The new treatment could help 300,000 living with spinal cord injuries

For one, the severed extensions of neurons known as axions had regenerated. Scar tissue often functions as a physical barrier to regeneration, but in the mice who received the treatment, it was also diminished. As an additional boost, the insulating layer of axons known as myelin, which is crucial for sending electric signals, had also reformed, and new blood vessels that transfer nutrients to injured cells had come into being, enabling more motor neurons to persist. This serious breakthrough happened thanks to the team’s creation of a specific mutation in the molecules, which enhanced their collective motion, and increased their ability to have widespread effects on the broader systems surrounding the spinal cord.

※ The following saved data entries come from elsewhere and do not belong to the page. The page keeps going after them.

static int classify_once(mnc_engine *e, const uint8_t *d_bases, const int64_t *d_offsets,
                         uint32_t n_reads, int64_t total_bases, int min_mapq,
                         int32_t *d_assign, mnc_hit_t *d_best, int32_t *d_nhits, int64_t *d_counts, int *overflowed)
{
	hipStream_t st = e->stream;
	const mnc_index *idx = e->idx;
	*overflowed = 0;
	const size_t nr = (size_t)n_reads, nb = (size_t)total_bases;
	const int pb_bits = e->didx->pb_bits;
	const size_t PB_N = (size_t)1 << pb_bits, PS_TILES = (size_t)(e->cur_wide ? PS_TILES_MIN / 2 : PS_TILES_MIN);
	const size_t n_tiles = (nr + PT_READS - 1) / PT_READS, n_super = (n_tiles + PS_TILES - 1) / PS_TILES;
	size_t q_cap = nb / 3 + 4096;
	if (e->q_cap_override > q_cap) q_cap = e->q_cap_override < nb + 4096 ? e->q_cap_override : nb + 4096;

	int rc = MNC_OK;
#define ENS(buf, bytes) do { if (!rc) rc = e->buf.ensure(bytes); } while (0)
	ENS(packed, (nb / 16 + 4) * 4);
	ENS(mz, (nb + 1) * sizeof(uint2));
	ENS(hits, (nb + 1) * sizeof(HitRec));
	ENS(ambig, (nr + 1) * 4);
	ENS(skip, (nr + 1) * 4);
// ... 43 lines not shown
	B.gap_lut = e->gap_lut.as<int32_t>(), B.logf_lut = e->logf_lut.as<float>(), B.logf_a_lut = e->logf_a_lut.as<float>(), B.logf_n = e->logf_n;
	B.debug_route = (e->debug >> 17 & 15) | ((e->debug >> 22 & 1) << 4) | ((e->debug >> 5 & 1) << 5)
	              | ((e->debug >> 6 & 1) << 6) | ((e->debug >> 7 & 1) << 7)
	              | ((e->debug >> 3 & 1) << 8) | ((e->debug & 1) << 9)
	              | (((unsigned)e->debug >> 31 & 1) << 10);
	B.fill_pred = (e->debug >> 8 & 0xff) ? (e->debug >> 8 & 0xff) : 32;
	B.fill_pred_mid = (e->debug >> 24 & 0x7f) ? (e->debug >> 24 & 0x7f) : 34;
	B.fill_pred_auto = !(e->debug >> 8 & 0xff) && !(e->debug >> 24 & 0x7f) && P.a == 2 && P.b == 4 && P.q == 4 && P.e == 2 &&
	                   P.q2 == 24 && P.e2 == 1 && !getenv("MNC_FILL_PRED_FIXED");
	B.contract = e->contract, B.seq4 = e->didx->seq4, B.seq_off = e->didx->seq_off;
	B.sc_a = P.a, B.sc_b = P.b, B.gap_q = P.q, B.gap_e = P.e, B.gap_q2 = P.q2, B.gap_e2 = P.e2, B.sc_ambi = P.sc_ambi;
	B.zdrop = P.zdrop, B.zdrop_inv = P.zdrop_inv, B.end_bonus = P.end_bonus, B.min_dp_max = P.min_dp_max, B.min_ksw_len = P.min_ksw_len;
	B.max_sw_mat = P.max_sw_mat;
	B.packed = e->packed.as<uint32_t>(), B.ambig = e->ambig.as<uint32_t>(), B.skip = e->skip.as<uint32_t>(), B.mz = e->mz.as<uint2>(), B.hits = e->hits.as<HitRec>();
	B.mz_cnt = e->mz_cnt.as<int32_t>(), B.hit_cnt = e->hit_cnt.as<int32_t>(), B.rep_len = e->rep_len.as<int32_t>();
	B.an_cnt = e->an_cnt.as<int64_t>(), B.an_off = e->an_off.as<int64_t>(), B.n_chain = e->n_chain.as<int32_t>(), B.n_reg = e->n_reg.as<int32_t>(), B.best_mlen = e->best_mlen.as<int32_t>();
	B.n_tiles = (uint32_t)n_tiles, B.n_super = (uint32_t)n_super;
	B.hist_tm = e->hist_tm.as<uint32_t>(), B.q_off = e->q_off.as<int64_t>(), B.qrec = e->qrec.as<uint64_t>();
	B.q_cap = (int64_t)q_cap, B.bhits = e->bhits.as<HitRec>(), B.bhit_cnt = e->bhit_cnt.as<uint32_t>();
	B.overflow = reinterpret_cast<uint32_t*>(e->stats.as<int64_t>() + 8);
	B.assign = d_assign, B.best = d_best, B.nhits = d_nhits ? d_nhits : e->out_nhits.as<int32_t>(), B.counts = d_counts;
	B.stats = e->stats.as<int64_t>();

	HIP_TRY(hipMemsetAsync(B.ambig, 0, (nr + 1) * 4, st));
	HIP_TRY(hipMemsetAsync(B.skip, 0, (nr + 1) * 4, st));
	HIP_TRY(hipMemsetAsync(B.packed + nb / 16, 0, 16, st));
	HIP_TRY(hipMemsetAsync(B.overflow, 0, 8, st));

	{ StageTimer t(e, MNC_STAGE_PACK);   launch_pack(B, st); }
	{ StageTimer t(e, MNC_STAGE_SKETCH); launch_sketch(B, st); }
	{
		StageTimer t(e, MNC_STAGE_PARTITION);
		{
			const uint32_t n_chunks = (uint32_t)((n_tiles + HC_TILES - 1) / HC_TILES);
			uint32_t *sums_bm = e->hist_sums.as<uint32_t>();
			int64_t *off_bm = e->hist_offs.as<int64_t>();
			hipLaunchKernelGGL(mnc_hist_chunk_sums, dim3(n_chunks), dim3((unsigned)PB_N), 0, st, B.hist_tm, (uint32_t)n_tiles, n_chunks, sums_bm);
			exclusive_scan(ScanInPlain<uint32_t>{sums_bm}, (int64_t)n_chunks * PB_N, off_bm, e->scan_sums.as<int64_t>(), st);
			hipLaunchKernelGGL(mnc_hist_offsets, dim3(n_chunks), dim3((unsigned)PB_N), 0, st, B.hist_tm, (uint32_t)n_tiles, n_chunks, off_bm, B.q_off);
		}
		launch_partition(B, st);
	}
	{ StageTimer t(e, MNC_STAGE_PROBE);   launch_probe(B, st); }
	{ StageTimer t(e, MNC_STAGE_COLLECT); launch_collect(B, st); }
	HIP_TRY(hipGetLastError());
	int64_t total_anchors = 0, total_q = 0;
	uint32_t cls_count[MAX_CHAIN_CLASSES + 1] = {0}, overflow = 0;
	{
		StageTimer t(e, MNC_STAGE_SORT);
		exclusive_scan(ScanInPlain<int64_t>{B.an_cnt}, (int64_t)n_reads, B.an_off, e->scan_sums.as<int64_t>(), st);
		HIP_TRY(hipMemsetAsync(e->cls_count.p, 0, (MAX_CHAIN_CLASSES + 1) * 4, st));
		launch_bin_reads(B, CHAIN_CLASSES, e->cls_count.as<uint32_t>(), e->cls_list.as<uint32_t>(), st);
		MailList ml;
		ml.n = 4;
		ml.it[0] = { B.an_off + n_reads, 0, 2 }, ml.it[1] = { B.q_off + n_tiles * PB_N, 2, 2 };
		ml.it[2] = { e->cls_count.p, 4, (uint32_t)(MAX_CHAIN_CLASSES + 1) }, ml.it[3] = { B.overflow, 4 + MAX_CHAIN_CLASSES + 1, 1 };
		hipLaunchKernelGGL(mnc_mail, dim3(1), dim3(64), 0, st, ml, e->mailbox);
		HIP_TRY(hipStreamSynchronize(st));
		memcpy(&total_anchors, e->mailbox, 8), memcpy(&total_q, e->mailbox + 2, 8);
		memcpy(cls_count, e->mailbox + 4, (MAX_CHAIN_CLASSES + 1) * 4);
		overflow = e->mailbox[4 + MAX_CHAIN_CLASSES + 1];
	}
	if (overflow || total_q > (int64_t)q_cap) {
		e->q_cap_override = (size_t)total_q + (size_t)total_q / 8 + 4096;
		*overflowed = 1;
		return MNC_OK;
	}
	if (total_anchors < 0 || total_anchors >= (1LL << 31) * 16) { set_error("anchor count %lld out of range", (long long)total_anchors); return MNC_ERR_UNSUPPORTED; }
	e->last_total_anchors = total_anchors;
	const size_t na = (size_t)total_anchors + 4, ns = (size_t)total_anchors / 3 + 4, nsr = ns + nr * (size_t)e->slot_pad;
	ENS(a, na * sizeof(Anchor));
	ENS(f, na * 4); ENS(p, na * 4); ENS(v, na * 4); ENS(t, na * 4);
	ENS(u, na * 8);
	ENS(chains_tmp, ns * sizeof(ChainRec));
// ... 2 lines not shown
	if (rc) return rc;
#undef ENS
	B.an_cap = (int64_t)na;
	B.slot_pad = e->slot_pad;
	B.a = e->a.as<Anchor>(), B.chains_tmp = e->chains_tmp.as<ChainRec>();
	B.f = e->f.as<int32_t>(), B.p = e->p.as<int32_t>(), B.v = e->v.as<int32_t>(), B.t = e->t.as<int32_t>(), B.u = e->u.as<uint64_t>();
	B.regs = e->regs.as<mnc_reg_t>(), B.tmp_i32 = e->tmp_i32.as<int32_t>();

	auto fork = [&]() -> int {
		HIP_TRY(hipEventRecord(e->ev_fork, st));
		for (int k = 0; k < mnc_engine::N_SIDE; ++k) HIP_TRY(hipStreamWaitEvent(e->side[k], e->ev_fork, 0));
		return MNC_OK;
	};
	auto join = [&]() -> int {
		for (int k = 0; k < mnc_engine::N_SIDE; ++k) {
			HIP_TRY(hipEventRecord(e->ev_join[k], e->side[k]));
			HIP_TRY(hipStreamWaitEvent(st, e->ev_join[k], 0));
		}
		return MNC_OK;
	};
	{
		StageTimer t(e, MNC_STAGE_SORT2);
		const uint32_t *lists = e->cls_list.as<uint32_t>();
		if (int rc = fork()) return rc;
		constexpr int SORT_MERGE = 512;
		int first_big = 0;
		while (first_big < CHAIN_CLASSES.n && CHAIN_CLASSES.nm[first_big] <= SORT_MERGE) ++first_big;
		int k = 0;
		if (first_big > 0) {
			ClassSpans sp;
			sp.n = first_big, sp.stride = (uint32_t)n_reads, sp.start[0] = 0;
			for (int c = 0; c < first_big; ++c) sp.start[c + 1] = sp.start[c] + cls_count[c];
			if (sp.start[sp.n]) launch_expand_sort(B, lists, sp, CHAIN_CLASSES.nm[first_big - 1], e->side[k++ % mnc_engine::N_SIDE]);
		}
		for (int c = first_big; c <= CHAIN_CLASSES.n; ++c) {
			if (cls_count[c] == 0) continue;
			ClassSpans sp;
			sp.n = 1, sp.stride = 0, sp.start[0] = 0, sp.start[1] = cls_count[c];
			launch_expand_sort(B, lists + (size_t)c * n_reads, sp, c < CHAIN_CLASSES.n ? CHAIN_CLASSES.nm[c] : 0,
			                   e->side[k++ % mnc_engine::N_SIDE]);
		}
		if (int rc = join()) return rc;
	}
	{
		StageTimer t(e, MNC_STAGE_CHAIN);
		const uint32_t *lists = e->cls_list.as<uint32_t>();
		ClassSpans spans;
		spans.n = CHAIN_CLASSES.n + 1, spans.stride = (uint32_t)n_reads, spans.start[0] = 0;
		for (int c = 0; c <= CHAIN_CLASSES.n; ++c) spans.start[c + 1] = spans.start[c] + cls_count[c];
		launch_chain_dp_ring(B, lists, spans, (e->debug & 2) != 0, st);
	}
	{
		StageTimer t(e, MNC_STAGE_BACKTRACK);
		const uint32_t *lists = e->cls_list.as<uint32_t>();
		if (int rc = fork()) return rc;
		int k = 0;
		constexpr int merge_to = 384;
		int first_big = 0;
		while (first_big < CHAIN_CLASSES.n && CHAIN_CLASSES.nm[first_big] <= merge_to) ++first_big;
		if (first_big > 0) {
			ClassSpans sp;
			sp.n = first_big, sp.stride = (uint32_t)n_reads, sp.start[0] = 0;
			for (int c = 0; c < first_big; ++c) sp.start[c + 1] = sp.start[c] + cls_count[c];
			if (sp.start[sp.n]) launch_chain_tail(B, lists, sp, CHAIN_CLASSES.nm[first_big - 1], e->side[k++ % mnc_engine::N_SIDE]);
		}
		for (int c = first_big; c < CHAIN_CLASSES.n; ++c) {
			if (cls_count[c] == 0) continue;
			ClassSpans sp;
			sp.n = 1, sp.stride = 0, sp.start[0] = 0, sp.start[1] = cls_count[c];
			launch_chain_tail(B, lists + (size_t)c * n_reads, sp, CHAIN_CLASSES.nm[c], e->side[k++ % mnc_engine::N_SIDE]);
		}
		launch_backtrack(B, lists + (size_t)CHAIN_CLASSES.n * n_reads, cls_count[CHAIN_CLASSES.n], e->side[k % mnc_engine::N_SIDE]);
		if (int rc = join()) return rc;
	}
	if (e->contract == MNC_CONTRACT_DP) {
		size_t seg_cap = na / 6 + 4096, cig_cap = nb / 2 + (1u << 20);
		if (e->seg_cap_override > seg_cap) seg_cap = e->seg_cap_override;
		if (e->cig_cap_override > cig_cap) cig_cap = e->cig_cap_override;
		int rc2 = MNC_OK;
#define ENS2(buf, bytes) do { if (!rc2) rc2 = e->buf.ensure(bytes); } while (0)
#define ENSW(buf, bytes) do { if (!rc2) rc2 = e->ws->buf.ensure(bytes); } while (0)
		std::unique_lock<std::mutex> ws_hold(e->ws->mu);
		ENS2(ca, na * sizeof(Anchor)); ENS2(ca_cnt, (nr + 1) * 4); ENS2(chain_dst, ns * 4); ENS2(regdp, nsr * sizeof(RegDP));
		ENS2(inv_ws, dp_inv_ws_words(B.max_gap) * 4 * DP_WG_INV);
		const size_t cig_reg_cap = cig_cap + dp_stitch_pool_slack(DP_WG_STITCH);
		ENS2(segs, seg_cap * sizeof(Seg)); ENS2(cig_seg, cig_cap * 4); ENS2(cig_reg, cig_reg_cap * 4);
		ENS2(work_a, nsr * 4); ENS2(work_b, nsr * 4); ENS2(big_list, seg_cap * 4); ENS2(reg_cnt, (nr + 1) * 4); ENS2(regs2, nsr * sizeof(mnc_reg_t));
		const size_t ws_small = dp_align_ws_bytes(DP_STATE_SMALL, DP_P_SMALL, DP_CIG_SMALL), ws_big = dp_align_ws_bytes(DP_STATE_BIG, DP_P_BIG, DP_CIG_BIG), ws_huge = dp_align_ws_bytes(DP_STATE_HUGE, DP_P_HUGE, DP_CIG_HUGE);
		ENSW(dp_ws, ws_small * DP_WG_SMALL * 2); ENSW(dp_ws_big, ws_big * DP_WG_BIG); ENSW(dp_ws_bigfb, ws_big * DP_WG_BIGFB); ENSW(dp_ws_huge, ws_huge * DP_WG_HUGE); ENS2(huge_list, seg_cap * 4); ENSW(dp_ws_mid, ws_small * DP_WG_MID); ENS2(mid_list, seg_cap * 4); ENS2(lfill, seg_cap * 4); ENSW(lfill_p, dp_lfill_p_slot() * DP_WG_LFILL); ENS2(lext, seg_cap * 4); ENS2(bigfb, seg_cap * 4); ENSW(lext_p, dp_lext_p_slot() * DP_WG_LEXT);
		ENS2(plan_long, (nr * 4 + 1024) * 4);
		ENS2(fill1, seg_cap * 4); ENS2(fill2, seg_cap * 4); ENS2(fill3, seg_cap * 4); ENS2(fill_mid, seg_cap * 4); ENS2(fill_fb, seg_cap * 4); ENSW(fill_p, dp_fillp_slot() * DP_WG_FILL); ENSW(fill_cig, dp_fillp_cig_slot() * DP_WG_FILL); ENS2(extp, seg_cap * 4 * 8); ENSW(extp_p, dp_extp_slot() * DP_WG_EXT); ENSW(extp_cig, dp_extp_cig_slot() * DP_WG_EXT); ENS2(ext1, seg_cap * 4); ENS2(ext2, seg_cap * 4); ENS2(ext3, seg_cap * 4); ENS2(ext4, seg_cap * 4); ENS2(gen_list, seg_cap * 4); ENSW(ext_p, dp_fill_p_slot() * DP_WG_EXT);
#undef ENS2
		if (rc2) return rc2;
		B.ca = e->ca.as<Anchor>(), B.ca_cnt = e->ca_cnt.as<int32_t>(), B.chain_dst = e->chain_dst.as<int32_t>(), B.regdp = e->regdp.as<RegDP>();
		B.segs = e->segs.as<Seg>(), B.seg_cap = (int64_t)seg_cap, B.cig_seg = e->cig_seg.as<uint32_t>(), B.cig_reg = e->cig_reg.as<uint32_t>();
		B.cig_seg_cap = (int64_t)cig_cap, B.cig_reg_cap = (int64_t)cig_reg_cap, B.dp_ctr = e->dp_ctr.as<unsigned long long>();
		B.big_list = e->big_list.as<int32_t>(), B.huge_list = e->huge_list.as<int32_t>(), B.reg_cnt = e->reg_cnt.as<int32_t>();
		B.plan_long_list = e->plan_long.as<int32_t>(), B.plan_long_cap = (long long)(nr * 4 + 1024);
		B.fill_list1 = e->fill1.as<int32_t>(), B.fill_list2 = e->fill2.as<int32_t>(), B.fill_list3 = e->fill3.as<int32_t>(), B.fill_list_mid = e->fill_mid.as<int32_t>(), B.fill_fb = e->fill_fb.as<int32_t>();
		B.ext_list1 = e->ext1.as<int32_t>(), B.ext_list2 = e->ext2.as<int32_t>(), B.ext_list3 = e->ext3.as<int32_t>(), B.ext_list4 = e->ext4.as<int32_t>(), B.gen_list = e->gen_list.as<int32_t>(), B.extp_list = e->extp.as<int32_t>(), B.mid_list = e->mid_list.as<int32_t>(), B.lfill_list = e->lfill.as<int32_t>(), B.lext_list = e->lext.as<int32_t>(), B.bigfb_list = e->bigfb.as<int32_t>();
		B.lds0_state = DP_LDS0_STATE, B.lds0_p = DP_LDS0_P, B.lds0_cig = DP_LDS0_CIG;
		int32_t *lists[2] = { e->work_a.as<int32_t>(), e->work_b.as<int32_t>() };
		B.next_list = lists[0];
		HIP_TRY(hipMemsetAsync(e->dp_ctr.p, 0, 64 * 8, st));
		{ StageTimer t(e, MNC_STAGE_REGIONS);   launch_regions(B, e->regx.p, e->k64a.as<uint64_t>(), e->k64b.as<uint64_t>(), e->gated.as<mnc_hit_t>(), st); }
		{
			StageTimer t(e, MNC_STAGE_DP_PLAN);
			launch_dp_gather(B, st);
			int c0 = 0;
			while (c0 < CHAIN_CLASSES.n && CHAIN_CLASSES.nm[c0] <= 1024) ++c0;
			ClassSpans sp;
			sp.n = CHAIN_CLASSES.n + 1 - c0, sp.stride = (uint32_t)n_reads, sp.start[0] = 0;
			for (int c = c0; c <= CHAIN_CLASSES.n; ++c) sp.start[c - c0 + 1] = sp.start[c - c0] + cls_count[c];
			launch_dp_gather_long(B, e->cls_list.as<uint32_t>() + (size_t)c0 * n_reads, sp, CHAIN_CLASSES.nm[CHAIN_CLASSES.n - 1], st);
		}
		unsigned max_work = (unsigned)nsr;
		const int long_reads = (e->debug & 0x10) ? 2 : (e->debug & 0x800000) ? 0 : n_reads <= 4096 ? 2
		                     : (e->cur_max_read_len <= 0 || e->cur_max_read_len > 6144) ? 1 : 0;
		for (int round = 0;; ++round) {
			const int32_t *work = lists[round & 1];
			int32_t *next = lists[(round + 1) & 1];
			B.next_list = next;
			launch_dp_round(B, round == 0, st);
			if (round == 0) {
				{ StageTimer t(e, MNC_STAGE_DP_PLAN);   launch_dp_plan(B, work, max_work, long_reads, (int)DP_STATE_SMALL, DP_P_SMALL, (int)DP_CIG_SMALL, DP_STATE_BIG, DP_P_BIG, DP_CIG_BIG, DP_STATE_HUGE, DP_P_HUGE, DP_CIG_HUGE, st); }
				{
					StageTimer t(e, MNC_STAGE_DP_FILL);
					if (int rcf = fork()) return rcf;
					if (e->debug & 0x10000) align_round(B, e, e->side[0], e->side[0], e->side[0], e->side[0], e->side[0]);
					else align_round(B, e, e->side[0], e->side[1], st, e->side[2], e->side[3]);
					if (int rcj = join()) return rcj;
				}
				{
					StageTimer t(e, MNC_STAGE_DP_ALIGN);
					align_rest(B, e, st);
				}
				{ StageTimer t(e, MNC_STAGE_DP_STITCH); launch_dp_stitch(B, work, next, (e->debug & 0x200000) ? 0 : e->cur_max_read_len > 0 ? e->cur_max_read_len : 8192, DP_WG_STITCH, st); }
			} else {
				launch_dp_plan(B, work, max_work, long_reads, (int)DP_STATE_SMALL, DP_P_SMALL, (int)DP_CIG_SMALL, DP_STATE_BIG, DP_P_BIG, DP_CIG_BIG, DP_STATE_HUGE, DP_P_HUGE, DP_CIG_HUGE, st);
				if (int rcf = fork()) return rcf;
				if (e->debug & 0x10000) align_round(B, e, e->side[0], e->side[0], e->side[0], e->side[0], e->side[0]);
				else align_round(B, e, e->side[0], e->side[1], st, e->side[2], e->side[3]);
				if (int rcj = join()) return rcj;
				align_rest(B, e, st);
				launch_dp_stitch(B, work, next, (e->debug & 0x200000) ? 0 : e->cur_max_read_len > 0 ? e->cur_max_read_len : 8192, DP_WG_STITCH, st);
				launch_dp_inv(B, work, next, e->inv_ws.as<int32_t>(), (int)std::min<unsigned>(DP_WG_INV, max_work), st);
			}
			launch_dp_round_end(B, st);
			unsigned long long ctr[6] = {0};
			{
				MailList ml;
				ml.n = 3;
				ml.it[0] = { e->dp_ctr.p, 0, 12 };
				ml.it[1] = { e->dp_ctr.as<unsigned long long>() + 6, 12, 2 }, ml.it[2] = { e->dp_ctr.as<unsigned long long>() + 58, 14, 2 };
				hipLaunchKernelGGL(mnc_mail, dim3(1), dim3(64), 0, st, ml, e->mailbox);
				HIP_TRY(hipStreamSynchronize(st));
				memcpy(ctr, e->mailbox, sizeof(ctr));
				if (round == 0 && n_reads >= 4096) {
					unsigned long long big = 0, huge = 0;
					memcpy(&big, e->mailbox + 12, 8), memcpy(&huge, e->mailbox + 14, 8);
					e->prev_wide_calls = (long long)(big + huge);
				}
			}
			if (ctr[4] != 0) {
				if (ctr[4] >= 9) { set_error("a gap between two seeds is too large for the alignment workspace"); return MNC_ERR_UNSUPPORTED; }
				if (ctr[4] == 5) {
					e->slot_pad = e->slot_pad * 4;
					*overflowed = 2;
					return MNC_OK;
				}
				e->seg_cap_override = na + 2 * ns + 1024;
				e->cig_cap_override = cig_cap * 4;
				*overflowed = 2;
				return MNC_OK;
			}
			if (ctr[5] == 0) break;
			if (round > 256) { set_error("base-level alignment does not settle"); return MNC_ERR_HIP; }
			max_work = (unsigned)ctr[5];
		}
		{ StageTimer t(e, MNC_STAGE_DP_POST); launch_regions_post(B, e->regs2.as<mnc_reg_t>(), e->regx.p, e->k64a.as<uint64_t>(), e->tmp_i32.as<int32_t>(), e->gated.as<mnc_hit_t>(), st); }
	} else {
		StageTimer t(e, MNC_STAGE_REGIONS);
		launch_regions(B, e->regx.p, e->k64a.as<uint64_t>(), e->k64b.as<uint64_t>(), e->gated.as<mnc_hit_t>(), st);
	}
	HIP_TRY(hipGetLastError());
	e->have_batch = true;
	return MNC_OK;
}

Neuron receptors are naturally in continual motion, said Stupp in the report, which means increasing the motion of therapeutic molecules inside the nanofibers helped them connect to moving targets with greater efficacy. This is the first gel of its kind, and it could open the doors to the next generation of a class of medicines called “supramolecular drugs,” which describes the therapy’s method of assembling a great number of molecules instead of relying on one, alone. While more animal testing is needed before human trials, this could potentially have life-changing consequences for the nearly 300,000 people living with spinal cord injuries, and that’s just in the United States. The lifespan of people with these injuries is typically shorter, and hasn’t increased since the 1980s, so there’s no time to lose for this potentially revolutionary discovery.